> [Assignment]
The records must be repeated exactly and in their entirety.
___ Records for this task
# Meowuu7/equi-articulated-pose

Hardware: AMD Instinct MI355X
Metric: point-clouds/sec (4096 pts, 60 anchors) fwd+bwd (higher is better)
Workload: dtype f32; 1 GPU; 8 x 4096-pt synthetic laptop clouds per GPU, 3-block inter backbone 1->64->128->512 (NN=64,K=24,A=60), forward+backward+Adam; clouds_per_gpu=8, points=4096, anchors=60

## Files before the change

equi-articulated-pose_amd/csrc/gemm_bf16x3.hip:

```cpp
#include "common.h"
#include "device_prims.h"
#include <algorithm>
#include <type_traits>

namespace {

constexpr int BK = 16, BN = 256;
constexpr unsigned PLANE_BYTES = 256 * BK * 2;
constexpr unsigned oper_bytes(int pl) { return (unsigned)pl * PLANE_BYTES; }
constexpr unsigned stage_bytes(int pl) { return 2 * oper_bytes(pl); }
constexpr size_t shmem_bytes(int pl) { return 3 * (size_t)stage_bytes(pl); }
constexpr int WAVES_N = 4;

struct Args {
    int M, N, K;
    const float *A; long long lda;
    const float *B; long long ldb, sB;
    float *C; long long ldc, sC;
    int tiles_m, tiles_n;
    const int *tbl; int na;
    int nr;
    const unsigned *Apre;
    long long sA; int slabs, kslab;
    const float *ep_scale, *ep_shift, *ep_res; float ep_slope; long long sRes;
// ... 46 lines not shown

    int id = blockIdx.x, tm, tn;
    {
        const int groups = g.tiles_n / 8 * 8;
        const int xcd = id & 7, slot = id >> 3;
        const int panel = (slot / g.tiles_m) * 8 + xcd;
        if (panel < groups && id < groups * g.tiles_m) { tn = panel; tm = slot % g.tiles_m; }
        else { const int r = id - groups * g.tiles_m; tn = groups + r / g.tiles_m; tm = r % g.tiles_m; }
    }
    const int z = blockIdx.y;
    const int m0 = tm * BM, n0 = tn * BN;
    const int item = g.slabs > 1 ? z / g.slabs : z;
    const long long item_of_z = item;
    const long long kbeg = g.slabs > 1 ? (long long)(z - item * g.slabs) * g.kslab : 0;
    const float *A = g.A + item * g.sA + kbeg;
    const float *B = g.B + item * g.sB + (BMODE == 0 ? kbeg : 0);
    float *C = g.C + (long long)z * g.sC;

    const int t = threadIdx.x, lane = t & 63;
    const int wave = __builtin_amdgcn_readfirstlane(t >> 6);
    const int wm = wave / WN, wn = wave % WN;
    const int li = lane & 31, lh = lane >> 5;

    const int c4 = t & 3, rq = t >> 2;
    const int c4b = BMODE ? __builtin_amdgcn_readfirstlane(t >> 7) : c4, rqb = BMODE ? (t & 127) : rq;
    const float *baseA[NPA], *baseB[NPO];
#pragma unroll
    for (int u = 0; u < NPA; ++u) baseA[u] = A + (long long)min(m0 + RG * u, g.M - RG) * g.lda;
#pragma unroll
    for (int u = 0; u < NPO; ++u) baseB[u] = B + (long long)min(n0 + RG * u, g.N - RG) * g.ldb;
    const unsigned char *preA[NPA];
    constexpr int PRE_PIECE = PL == 3 ? 32 : 16;
    const long long pre_pitch = (long long)(g.K / 4) * PRE_PIECE;
#pragma unroll
    for (int u = 0; u < NPA; ++u) preA[u] = reinterpret_cast<const unsigned char *>(g.Apre) + (long long)min(m0 + RG * u, g.M - RG) * pre_pitch;
    const unsigned offP = (unsigned)((long long)rq * pre_pitch + PRE_PIECE * c4);
    float sclA[2] = {1.0f, 1.0f}, sclB[2] = {1.0f, 1.0f};
    const unsigned *absBz = g.absB + item_of_z * g.sAbsB;
    if constexpr (PL == 2) {
#pragma unroll
        for (int u = 0; u < NPA; ++u) sclA[u] = pow2_scale(__uint_as_float(g.absA[min(m0 + RG * u, g.M - RG) + rq]));
#pragma unroll
        for (int u = 0; u < NPO; ++u) sclB[u] = pow2_scale(__uint_as_float(absBz[(min(n0 + RG * u, g.N - RG) + rqb) / g.grpB]) * g.multB);
    }
    const unsigned offA = (unsigned)((long long)rq * g.lda + 4 * c4) * 4u, offB = (unsigned)((long long)rq * g.ldb + 4 * c4) * 4u;
    unsigned colB[NPO], tapB[NPO];
#pragma unroll
    for (int u = 0; u < NPO; ++u) {
        const int n = min(n0 + RG * u, g.N - RG) + rqb;
        if constexpr (BMODE == 2) {
// ... 314 lines not shown
void keep_pool_memory() {
    static bool done[64] = {};
    int dev = 0;
    if (hipGetDevice(&dev) != hipSuccess || dev < 0 || dev >= 64 || done[dev]) return;
    done[dev] = true;
    hipMemPool_t pool;
    if (hipDeviceGetDefaultMemPool(&pool, dev) == hipSuccess) {
        uint64_t keep = ~0ull;
        (void)hipMemPoolSetAttribute(pool, hipMemPoolAttrReleaseThreshold, &keep);
    }
    (void)hipGetLastError();
}
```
______
> [Result of this exercise]
# Meowuu7/equi-articulated-pose

Hardware: AMD Instinct MI355X
Metric: point-clouds/sec (4096 pts, 60 anchors) fwd+bwd (higher is better)
Workload: dtype f32; 1 GPU; 8 x 4096-pt synthetic laptop clouds per GPU, 3-block inter backbone 1->64->128->512 (NN=64,K=24,A=60), forward+backward+Adam; clouds_per_gpu=8, points=4096, anchors=60

## Files before the change

equi-articulated-pose_amd/csrc/gemm_bf16x3.hip:

```cpp
#include "common.h"
#include "device_prims.h"
#include <algorithm>
#include <type_traits>

namespace {

constexpr int BK = 16, BN = 256;
constexpr unsigned PLANE_BYTES = 256 * BK * 2;
constexpr unsigned oper_bytes(int pl) { return (unsigned)pl * PLANE_BYTES; }
constexpr unsigned stage_bytes(int pl) { return 2 * oper_bytes(pl); }
constexpr size_t shmem_bytes(int pl) { return 3 * (size_t)stage_bytes(pl); }
constexpr int WAVES_N = 4;

struct Args {
    int M, N, K;
    const float *A; long long lda;
    const float *B; long long ldb, sB;
    float *C; long long ldc, sC;
    int tiles_m, tiles_n;
    const int *tbl; int na;
    int nr;
    const unsigned *Apre;
    long long sA; int slabs, kslab;
    const float *ep_scale, *ep_shift, *ep_res; float ep_slope; long long sRes;
// ... 46 lines not shown

    int id = blockIdx.x, tm, tn;
    {
        const int groups = g.tiles_n / 8 * 8;
        const int xcd = id & 7, slot = id >> 3;
        const int panel = (slot / g.tiles_m) * 8 + xcd;
        if (panel < groups && id < groups * g.tiles_m) { tn = panel; tm = slot % g.tiles_m; }
        else { const int r = id - groups * g.tiles_m; tn = groups + r / g.tiles_m; tm = r % g.tiles_m; }
    }
    const int z = blockIdx.y;
    const int m0 = tm * BM, n0 = tn * BN;
    const int item = g.slabs > 1 ? z / g.slabs : z;
    const long long item_of_z = item;
    const long long kbeg = g.slabs > 1 ? (long long)(z - item * g.slabs) * g.kslab : 0;
    const float *A = g.A + item * g.sA + kbeg;
    const float *B = g.B + item * g.sB + (BMODE == 0 ? kbeg : 0);
    float *C = g.C + (long long)z * g.sC;

    const int t = threadIdx.x, lane = t & 63;
    const int wave = __builtin_amdgcn_readfirstlane(t >> 6);
    const int wm = wave / WN, wn = wave % WN;
    const int li = lane & 31, lh = lane >> 5;

    const int c4 = t & 3, rq = t >> 2;
    const int c4b = BMODE ? __builtin_amdgcn_readfirstlane(t >> 7) : c4, rqb = BMODE ? (t & 127) : rq;
    const float *baseA[NPA], *baseB[NPO];
#pragma unroll
    for (int u = 0; u < NPA; ++u) baseA[u] = A + (long long)min(m0 + RG * u, g.M - RG) * g.lda;
#pragma unroll
    for (int u = 0; u < NPO; ++u) baseB[u] = B + (long long)min(n0 + RG * u, g.N - RG) * g.ldb;
    const unsigned char *preA[NPA];
    constexpr int PRE_PIECE = PL == 3 ? 32 : 16;
    const long long pre_pitch = (long long)(g.K / 4) * PRE_PIECE;
#pragma unroll
    for (int u = 0; u < NPA; ++u) preA[u] = reinterpret_cast<const unsigned char *>(g.Apre) + (long long)min(m0 + RG * u, g.M - RG) * pre_pitch;
    const unsigned offP = (unsigned)((long long)rq * pre_pitch + PRE_PIECE * c4);
    float sclA[2] = {1.0f, 1.0f}, sclB[2] = {1.0f, 1.0f};
    const unsigned *absBz = g.absB + item_of_z * g.sAbsB;
    if constexpr (PL == 2) {
#pragma unroll
        for (int u = 0; u < NPA; ++u) sclA[u] = pow2_scale(__uint_as_float(g.absA[min(m0 + RG * u, g.M - RG) + rq]));
#pragma unroll
        for (int u = 0; u < NPO; ++u) sclB[u] = pow2_scale(__uint_as_float(absBz[(min(n0 + RG * u, g.N - RG) + rqb) / g.grpB]) * g.multB);
    }
    const unsigned offA = (unsigned)((long long)rq * g.lda + 4 * c4) * 4u, offB = (unsigned)((long long)rq * g.ldb + 4 * c4) * 4u;
    unsigned colB[NPO], tapB[NPO];
#pragma unroll
    for (int u = 0; u < NPO; ++u) {
        const int n = min(n0 + RG * u, g.N - RG) + rqb;
        if constexpr (BMODE == 2) {
// ... 314 lines not shown
void keep_pool_memory() {
    static bool done[64] = {};
    int dev = 0;
    if (hipGetDevice(&dev) != hipSuccess || dev < 0 || dev >= 64 || done[dev]) return;
    done[dev] = true;
    hipMemPool_t pool;
    if (hipDeviceGetDefaultMemPool(&pool, dev) == hipSuccess) {
        uint64_t keep = ~0ull;
        (void)hipMemPoolSetAttribute(pool, hipMemPoolAttrReleaseThreshold, &keep);
    }
    (void)hipGetLastError();
}
```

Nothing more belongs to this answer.